Just take it all with a grain of salt.

Let's suppose AI models aren't so great for mathematics and it's Terence Tao doing most of the work.

The primary commercial usecase for AI isn't mathematics, it's coding, as you say.

I cannot code beyond the most basic Khan Academy beginner sense, my actual end to end abilities are completely worthless. And yet I can make useful AI tools for work, processing documents in various ways that saves lots of human time. In a certain sense, I'm providing most of the 'secret ingredient' since you cannot just tell an AI to do these fiddly tasks and expect them done properly in oneshot. It will usually not work the first time. So I give it some counsel and tell it what to troubleshoot, errors, differences from expected output, clarify my intentions and ultimate usefulness. Eventually it works and then I refine it to work better and better by getting AI to handle all these edgecases and Word-induced BS.

And how could I make a (still under development) 4X game with AI if I can't code? There's a fair bit going on. Space battles, ground battles, culture, technologies, buildings, resources, goods, markets, map generation, turn order, trade between provinces (intra faction), trade between factions, freighters, pops and social classes, loans, diplomacy and war plotting, coalition building... Some things are not well fleshed out but there is quite a bit there.

I was just now getting it to make an evolutionary testing system to refine ship designs and fleet compositions and so define the meta. First time it worked OK, then when trying to make it better (too many bad mutations!) it broke, then I overhauled it and now it works great and with multicore processing too. Apparently the dominant strategy is getting hundreds of incredibly cheap and terrible warships to act as chaff for a small core of high-tech warships to exploit the targeting and reinforcement logic. So clearly I need to change how reinforcement and targeting works, raise minimum costs for ships.

It was my idea to make this tool, my idea behind the overhaul and my ideas behind every mechanic but I could never have done it myself. The secret ingredient is clearly the AI.

I don't know, my experience is kinda the opposite, but I have been programming since childhood. I find AI very frustrating to use, and rarely consult it.
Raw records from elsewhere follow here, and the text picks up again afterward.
__device__ __forceinline__ unsigned long long to_fix(float v) {
  return (unsigned long long)__double2ll_rn((double)v * kFixScale);
}
__device__ __forceinline__ float from_fix(long long v) {
  return (float)((double)v * kFixInv);
}
__device__ __forceinline__ float act_d_nc(int act, float z, float y) {
  return act == 0 ? mul_nc(y, sub_nc(1.0f, y)) : (z > 0.f ? 1.f : 0.f);
}
__device__ __forceinline__ void head_loss_nc(int loss, float y, float yt,
                                             float &lv, float &g) {
  const float eps = 1e-7f;
  if (loss == 0) {
    const float ytc = fminf(fmaxf(yt, eps), 1.f);
    const float ypc = fminf(fmaxf(y, eps), 1.f);
    lv = mul_nc(ytc, logf(ytc / ypc));
    g = (y >= eps && y <= 1.f) ? -ytc / ypc : 0.f;
  } else {
    const float df = sub_nc(y, yt);
    lv = mul_nc(df, df);
    g = 2.f * df;
  }
}

template <int VW>
struct SV;
template <>
struct SV<4> {
  using T = float4;
  struct Fx {
    longlong2 a, b;
  };
  static __device__ __forceinline__ T zero() { return f4(0.f); }
  static __device__ __forceinline__ T add(T x, T y) { return x + y; }
  static __device__ __forceinline__ T mul(T x, float m) {
    return make_float4(x.x * m, x.y * m, x.z * m, x.w * m);
  }
  static __device__ __forceinline__ T fma(float s, T v, T c) { return fma4(s, v, c); }
  static __device__ __forceinline__ float dot(T x, T y) { return dot4(x, y); }
  static __device__ __forceinline__ void adagrad(T &p, T &ac, T g, float lr, float eps) {
    adagrad4_hw(p, ac, g, lr, eps);
  }
  static __device__ __forceinline__ void pin(T &v) {
    asm volatile("" : "+v"(v.x), "+v"(v.y), "+v"(v.z), "+v"(v.w));
  }
  static __device__ __forceinline__ Fx ldfix(const long long *e, int lane) {
    const longlong2 *g = reinterpret_cast<const longlong2 *>(e) + 2 * lane;
    return {g[0], g[1]};
  }
  static __device__ __forceinline__ T unfix(const Fx &g) {
    return make_float4(from_fix(g.a.x), from_fix(g.a.y), from_fix(g.b.x), from_fix(g.b.y));
  }
  static __device__ __forceinline__ void addfix(long long *e, int lane, T v, int &bad) {
    bad |= !(fabsf(v.x) < kFixLimit) | !(fabsf(v.y) < kFixLimit) |
           !(fabsf(v.z) < kFixLimit) | !(fabsf(v.w) < kFixLimit);
    unsigned long long *d = reinterpret_cast<unsigned long long *>(e) + 4 * lane;
    atomicAdd(d + 0, to_fix(v.x));
    atomicAdd(d + 1, to_fix(v.y));
    atomicAdd(d + 2, to_fix(v.z));
    atomicAdd(d + 3, to_fix(v.w));
  }
  static __device__ __forceinline__ void zerofix(long long *e, int lane) {
    longlong2 *g = reinterpret_cast<longlong2 *>(e) + 2 * lane;
    g[0] = g[1] = make_longlong2(0, 0);
  }
  static __device__ __forceinline__ Fx fxadd(const Fx &x, const Fx &y) {
    return {make_longlong2(x.a.x + y.a.x, x.a.y + y.a.y),
            make_longlong2(x.b.x + y.b.x, x.b.y + y.b.y)};
  }
  static __device__ __forceinline__ Fx fxzero() {
    return {make_longlong2(0, 0), make_longlong2(0, 0)};
  }
};
template <>
struct SV<2> {
  using T = float2;
  struct Fx {
    longlong2 a;
  };
  static __device__ __forceinline__ T zero() { return make_float2(0.f, 0.f); }
  static __device__ __forceinline__ T add(T x, T y) { return make_float2(x.x + y.x, x.y + y.y); }
  static __device__ __forceinline__ T mul(T x, float m) { return make_float2(x.x * m, x.y * m); }
  static __device__ __forceinline__ T fma(float s, T v, T c) {
    return make_float2(fmaf(s, v.x, c.x), fmaf(s, v.y, c.y));
  }
  static __device__ __forceinline__ float dot(T x, T y) {
    return add_nc(mul_nc(x.x, y.x), mul_nc(x.y, y.y));
  }
  static __device__ __forceinline__ void adagrad(T &p, T &ac, T g, float lr, float eps) {
    const float *gv = &g.x;
    float *pp = &p.x, *aa = &ac.x;
#pragma unroll
    for (int c = 0; c < 2; c++) {
      const float na = add_nc(aa[c], mul_nc(gv[c], gv[c]));
      aa[c] = na;
      const float den = add_nc(__builtin_amdgcn_sqrtf(na), eps);
      pp[c] = sub_nc(pp[c], mul_nc(mul_nc(lr, gv[c]), __builtin_amdgcn_rcpf(den)));
    }
  }
  static __device__ __forceinline__ void pin(T &v) { asm volatile("" : "+v"(v.x), "+v"(v.y)); }
  static __device__ __forceinline__ Fx ldfix(const long long *e, int lane) {
    return {reinterpret_cast<const longlong2 *>(e)[lane]};
  }
  static __device__ __forceinline__ T unfix(const Fx &g) {
    return make_float2(from_fix(g.a.x), from_fix(g.a.y));
  }
  static __device__ __forceinline__ void addfix(long long *e, int lane, T v, int &bad) {
    bad |= !(fabsf(v.x) < kFixLimit) | !(fabsf(v.y) < kFixLimit);
    unsigned long long *d = reinterpret_cast<unsigned long long *>(e) + 2 * lane;
    atomicAdd(d + 0, to_fix(v.x));
    atomicAdd(d + 1, to_fix(v.y));
  }
  static __device__ __forceinline__ void zerofix(long long *e, int lane) {
    reinterpret_cast<longlong2 *>(e)[lane] = make_longlong2(0, 0);
  }
  static __device__ __forceinline__ Fx fxadd(const Fx &x, const Fx &y) {
    return {make_longlong2(x.a.x + y.a.x, x.a.y + y.a.y)};
  }
  static __device__ __forceinline__ Fx fxzero() { return {make_longlong2(0, 0)}; }
};
template <int VW>
__device__ __forceinline__ void fold(typename SV<VW>::T &p, typename SV<VW>::T &ac,
                                     const typename SV<VW>::Fx &g, float lr, float eps) {
  SV<VW>::adagrad(p, ac, SV<VW>::unfix(g), lr, eps);
}

template <int L, int VW>
__device__ __forceinline__ typename SV<VW>::T *sh_row(const TrainArgs &a, int par, int m,
                                                      int which) {
  return reinterpret_cast<typename SV<VW>::T *>(a.shadow) +
         (((size_t)par * a.MX + m) * 2 + which) * L;
}
template <int L, int VW>
__device__ __forceinline__ long long *gacc_row(const TrainArgs &a, int par, int m) {
  return a.gacc + ((size_t)par * a.MX + m) * (VW * L);
}
template <int L, int VW>
__device__ __forceinline__ typename SV<VW>::T *tab_row(const TrainArgs &a, bool edge, int acc,
                                                       int row) {
  float *t = acc ? (edge ? a.eacc : a.nacc) : (edge ? a.etab : a.ntab);
  return reinterpret_cast<typename SV<VW>::T *>(t) + (size_t)row * L;
}

__device__ __forceinline__ void st_row(float2 *p, float2 v) {
// ... 44 lines not shown
}
template <int L, int VW>
struct Row0Loads {
  static constexpr int NC = 2 * L;
  typename SV<VW>::Fx g[R0S<VW * L>::n];
  typename SV<VW>::T rp, ra;
};
template <int L, int VW>
__device__ __forceinline__ void row0_issue(const TrainArgs &a, int q,
                                           Row0Loads<L, VW> &ld) {
  using RL = Row0Loads<L, VW>;
  const int col = threadIdx.x % RL::NC;
  const int tab = col / L, c = col % L, ppar = (q + 2) % 3;
  ld.rp = (q ? sh_row<L, VW>(a, ppar, tab, 0) : tab_row<L, VW>(a, tab, 0, 0))[c];
  ld.ra = (q ? sh_row<L, VW>(a, ppar, tab, 1) : tab_row<L, VW>(a, tab, 1, 0))[c];
#pragma unroll
  for (int j = 0; j < R0S<VW * L>::n; j++)
    ld.g[j] = SV<VW>::ldfix(r0_row<L, VW>(a, ppar, j, tab), c);
}
template <int L, int VW>
__device__ __forceinline__ void row0_finish(const TrainArgs &a, int q,
                                            const Row0Loads<L, VW> &ld,
                                            typename SV<VW>::T &p0, typename SV<VW>::T &a0) {
  using S = SV<VW>;
  typename S::Fx t = ld.g[0];
#pragma unroll
  for (int j = 1; j < R0S<VW * L>::n; j++) t = S::fxadd(t, ld.g[j]);
  if (g_tab & 2048) t = S::fxzero();
  if (q) S::adagrad(p0, a0, S::unfix(t), a.lr, a.eps);
}

#ifndef HGX_TRAIN_R0EARLY
#define HGX_TRAIN_R0EARLY 1
#endif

Keep in mind that it has all of Github in its training data. It can go a long way by basically feeding you an existing project and not mentioning where it got it. I don’t mean to oversimplify and say that this is all models do and that there’s no reasoning, but I think people underestimate just how much is memorised: you can get mainstream models to recite entire books like Harry Potter almost word-for-word, with upwards of 95% accuracy, and to the extent that you can't, it's usually due to active sabotage by the model vendor to prevent people from getting free Harry Potter, not because the model doesn't have Harry Potter memorised. Vendors really do not want it to look like everything is getting memorised, but to a large extent it is. I just tried it with some random books I'm reading now and… yeah, they definitely have every book I'm trying memorised, even though they're very coy about it. And some of these are quite obscure books that I'm confident less than 1% of people would even recognise the name of. I then tried it on a snippet from a random library I published ten years ago on Github and… yeah, it has it memorised, down to the exact word. Amusingly, unlike the books, it does not go out of its way to tell me where this quote is from and lecture me about the importance of copyright. When I explicitly ask it where it got that, it just says it made it up—that it’s not a quote from any published book.

EDIT: to drive the point home, it is not so good at predicting the text of an unpublished library I have sitting on my PC! I suppose it's some consolation that this vendor does not appear to have access to my computer.